Шрифт:
Интервал:
Закладка:
В беспорядочном общем движении между Верой и Свеном оказались два или три человека, и она испугалась. Хоть толпа была невелика, ей показалось, что сейчас они потеряют друг друга и – уж совсем бестолковое предположение – потеряют навсегда.
Но прежде чем эта паническая мысль охватила Веру, Свен обернулся, шагнул к ней расталкивая людей, их разделивших, и схватил ее за руку с такой силой, что она еле сдержала вскрик.
Все бежали от памятника, но Свен, наоборот, потянул Веру к постаменту, а оттуда сразу же резко вправо. Она увидела огромные башмаки Маяковского у себя над головой, споткнулась о бордюр клумбы и упала бы, но Свен держал ее за руку так крепко и тащил за собой так быстро, что упасть она не успела.
Ей показалось, минуты не прошло, как они уже выбежали на Первую Брестскую. Никакой толпы здесь не было, а было только обычное для летней Москвы уличное движение, отчасти по-вечернему торопливое, отчасти по-летнему расслабленное.
– Здесь есть проходные дворы? – на ходу спросил Свен.
Он уже не бежал, но шел очень быстро.
– Не знаю, – прерывисто дыша, ответила Вера.

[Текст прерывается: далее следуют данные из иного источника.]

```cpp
static bool route_has_roll_epilogue(GemmRoute r, const GemmArgs& g) { return (r == ROUTE_SKINNY || r == ROUTE_GLDS128) && g.c_type == AMTX_T_F32; }
bool amtx_gemm_has_roll_epilogue(const GemmArgs& g) { return route_has_roll_epilogue(gemm_route(g, gemm_switches()).route, g); }

int amtx_launch_gemm(const GemmArgs& g, hipStream_t stream) {
    if (const int rc = gemm_validate(g); rc != AMTX_OK) return rc;
    const GemmRouted r = gemm_route(g, gemm_switches());
    const bool roll_epilogue = route_has_roll_epilogue(r.route, g);
    AMTX_REQUIRE(g.a_type == AMTX_T_BF16 || g.a_type == AMTX_T_F32 || g.a_type == AMTX_T_SPLIT, "gemm: bad A type");
    AMTX_REQUIRE(!g.copy16 || (roll_epilogue && g.copy16_pad % 4 == 0 && g.N + g.copy16_pad <= g.n_pad &&
                               (g.copy16_ld % 4) == 0 && ((g.copy16_col0 | g.copy16_gs) % 4) == 0 && ((uintptr_t)g.copy16 % 8) == 0),
                 "gemm: bad bf16-copy epilogue arguments");
    AMTX_REQUIRE(g.C || g.pair_map || g.roll_out || g.copy16, "gemm: no output");
    AMTX_REQUIRE(!g.roll_out || roll_epilogue, "gemm: the piano-roll epilogue exists on the bf16 direct-to-LDS path with fp32 C only");
    AMTX_REQUIRE(!g.roll_out || (g.roll_T > 0 && g.M % g.roll_T == 0 && g.M < (1ll << 31)), "gemm: piano-roll epilogue: M must be clips x frames");
    const bool c16 = g.c_type == AMTX_T_BF16;
    switch (r.route) {
        case ROUTE_ERROR: amtx_set_error("%s", r.error); return AMTX_ERR_ARG;
        case ROUTE_SKINNY: case ROUTE_SKINNY_SPLIT: return launch_skinny(g, stream, r.route == ROUTE_SKINNY_SPLIT);
        case ROUTE_GLDS256: return c16 ? launch_glds<AMTX_T_BF16, 256>(g, stream) : launch_glds<AMTX_T_F32, 256>(g, stream);
        case ROUTE_GLDS128: return c16 ? launch_glds<AMTX_T_BF16, 128>(g, stream) : launch_glds<AMTX_T_F32, 128>(g, stream);
        case ROUTE_PP: return c16 ? launch_pp<AMTX_T_BF16>(g, stream) : launch_pp<AMTX_T_F32>(g, stream);
        case ROUTE_SPLIT: return g.c_type == AMTX_T_SPLIT ? launch_split<AMTX_T_SPLIT>(g, stream) : launch_split<AMTX_T_F32>(g, stream);
        case ROUTE_GENERIC: break;
    }
    if (g.a_type == AMTX_T_SPLIT) return g.c_type == AMTX_T_SPLIT ? launch<AMTX_T_SPLIT, AMTX_T_SPLIT, 2>(g, stream) : launch<AMTX_T_SPLIT, AMTX_T_F32, 2>(g, stream);
    const int key = (g.a_type << 2) | (g.c_type << 1) | (g.planes - 1);
    switch (key) {
        case 0: return launch<AMTX_T_BF16, AMTX_T_BF16, 1>(g, stream);
        case 1: return launch<AMTX_T_BF16, AMTX_T_BF16, 2>(g, stream);
        case 2: return launch<AMTX_T_BF16, AMTX_T_F32, 1>(g, stream);
        case 3: return launch<AMTX_T_BF16, AMTX_T_F32, 2>(g, stream);
        case 4: return launch<AMTX_T_F32, AMTX_T_BF16, 1>(g, stream);
        case 5: return launch<AMTX_T_F32, AMTX_T_BF16, 2>(g, stream);
        case 6: return launch<AMTX_T_F32, AMTX_T_F32, 1>(g, stream);
        case 7: return launch<AMTX_T_F32, AMTX_T_F32, 2>(g, stream);
    }
    amtx_set_error("gemm: unsupported type combination");
    return AMTX_ERR_UNSUPPORTED;
}

}
```

amt_tools_amd/csrc/lstm.hip:

```cpp

#include "amtx_kernels.h"
#include "amtx_pack_layouts.h"

#include <type_traits>

namespace {

constexpr int H = 128;
constexpr int UB = 1;
constexpr int LWAVES = H / (16 * UB);
constexpr int LTHREADS = 64 * LWAVES;
constexpr int HP = H + 8;
constexpr int HBUF_BYTES = 16 * HP * 2;

template <bool FAST>
__device__ __forceinline__ float sigmoid_f(float x) {
    if (FAST) return __builtin_amdgcn_rcpf(1.0f + __builtin_amdgcn_exp2f(-1.4426950408889634f * x));
    return 1.0f / (1.0f + expf(-x));
}
template <bool FAST>
__device__ __forceinline__ float tanh_f(float x) {
    if (FAST) return fmaf(2.0f, __builtin_amdgcn_rcpf(1.0f + __builtin_amdgcn_exp2f(-2.8853900817779268f * x)), -1.0f);
    return tanhf(x);
}
// ... 47 lines not shown
    __device__ __forceinline__ uint4 load(int gi, int k, int p) const {
        return __builtin_bit_cast(uint4, *reinterpret_cast<const gu4_t*>(wb + ((gi * SGK + k) * NS + p) * 1024 + wlane));
    }
    __device__ __forceinline__ void load_group(int gi, uint4 (&dst)[SGK][NS]) const {
        static_for<0, SGK>([&](auto kc) {
            static_for<0, NS>([&](auto pc) { dst[decltype(kc)::value][decltype(pc)::value] = load(gi, decltype(kc)::value, decltype(pc)::value); });
        });
    }
};

template <int X_TYPE> struct XRaw { typedef float4 type; };
template <> struct XRaw<AMTX_T_BF16> { typedef uint2 type; };

template <int X_TYPE>
__device__ __forceinline__ void load_x(const char* xbase, int64_t row_off, typename XRaw<X_TYPE>::type (&dst)[UB][4]) {
#pragma unroll
    for (int ub = 0; ub < UB; ++ub)
#pragma unroll
        for (int q = 0; q < 4; ++q) {
            const int64_t e = row_off + q * 128 + 16 * ub;
            dst[ub][q] = *reinterpret_cast<const typename XRaw<X_TYPE>::type*>(xbase + e * (X_TYPE == AMTX_T_F32 ? 4 : 2));
        }
}
__device__ __forceinline__ f32x4_t unpack_x(float4 v) { return (f32x4_t){v.x, v.y, v.z, v.w}; }
__device__ __forceinline__ f32x4_t unpack_x(uint2 v) {
    return (f32x4_t){unpack16_lo(v.x), unpack16_hi(v.x), unpack16_lo(v.y), unpack16_hi(v.y)};
}
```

Побег с площади Маяковского занял не много времени, но она успела и успокоиться, и даже рассердиться. Да что это такое, в самом деле?! Человек просто читал стихи, как всегда читали их у памятника Маяковскому, и в Политехническом, и в Лужниках, все просто слушали, даже на клумбы никто не наступал! И вдруг – милиция, толкают, тащат… Вдобавок Вера вспомнила, что сказал ей человек с бесцветными глазами, и кровь ударила ей в голову.
Возле арки за продуктовым магазином Свен спросил:
– Это двор можно пройти насквозь?
– А зачем нужно проходить двор насквозь? – спросила Вера. – За нами никто ведь не гонится.
Она сердилась на все происходящее и на себя больше всего. Но в арку вслед за Свеном все-таки повернула.
Двор был самый обыкновенный – с небольшим палисадником, с дощатым столом, выкрашенным зеленой краской, и такими же скамейками. За столом играли в домино, в отдалении мальчишки гоняли мяч, из открытого окна слышалось:
– Ко-оля, домо-ой, сколько тебя звать!
Свен остановился, посмотрел на Веру.
– Извини, – сказал он. – Нам не от кого убегать, ты права. Но у меня есть опыт таких ситуаций.
– Каких – таких?
«Что это я сержусь? – удивленно подумала она. – Вот еще глупости!»
– Когда в толпе начинается паника, – ответил Свен. – И непонятно, как поведет себя полиция. Я не хотел бы, чтобы с тобой что-то случилось.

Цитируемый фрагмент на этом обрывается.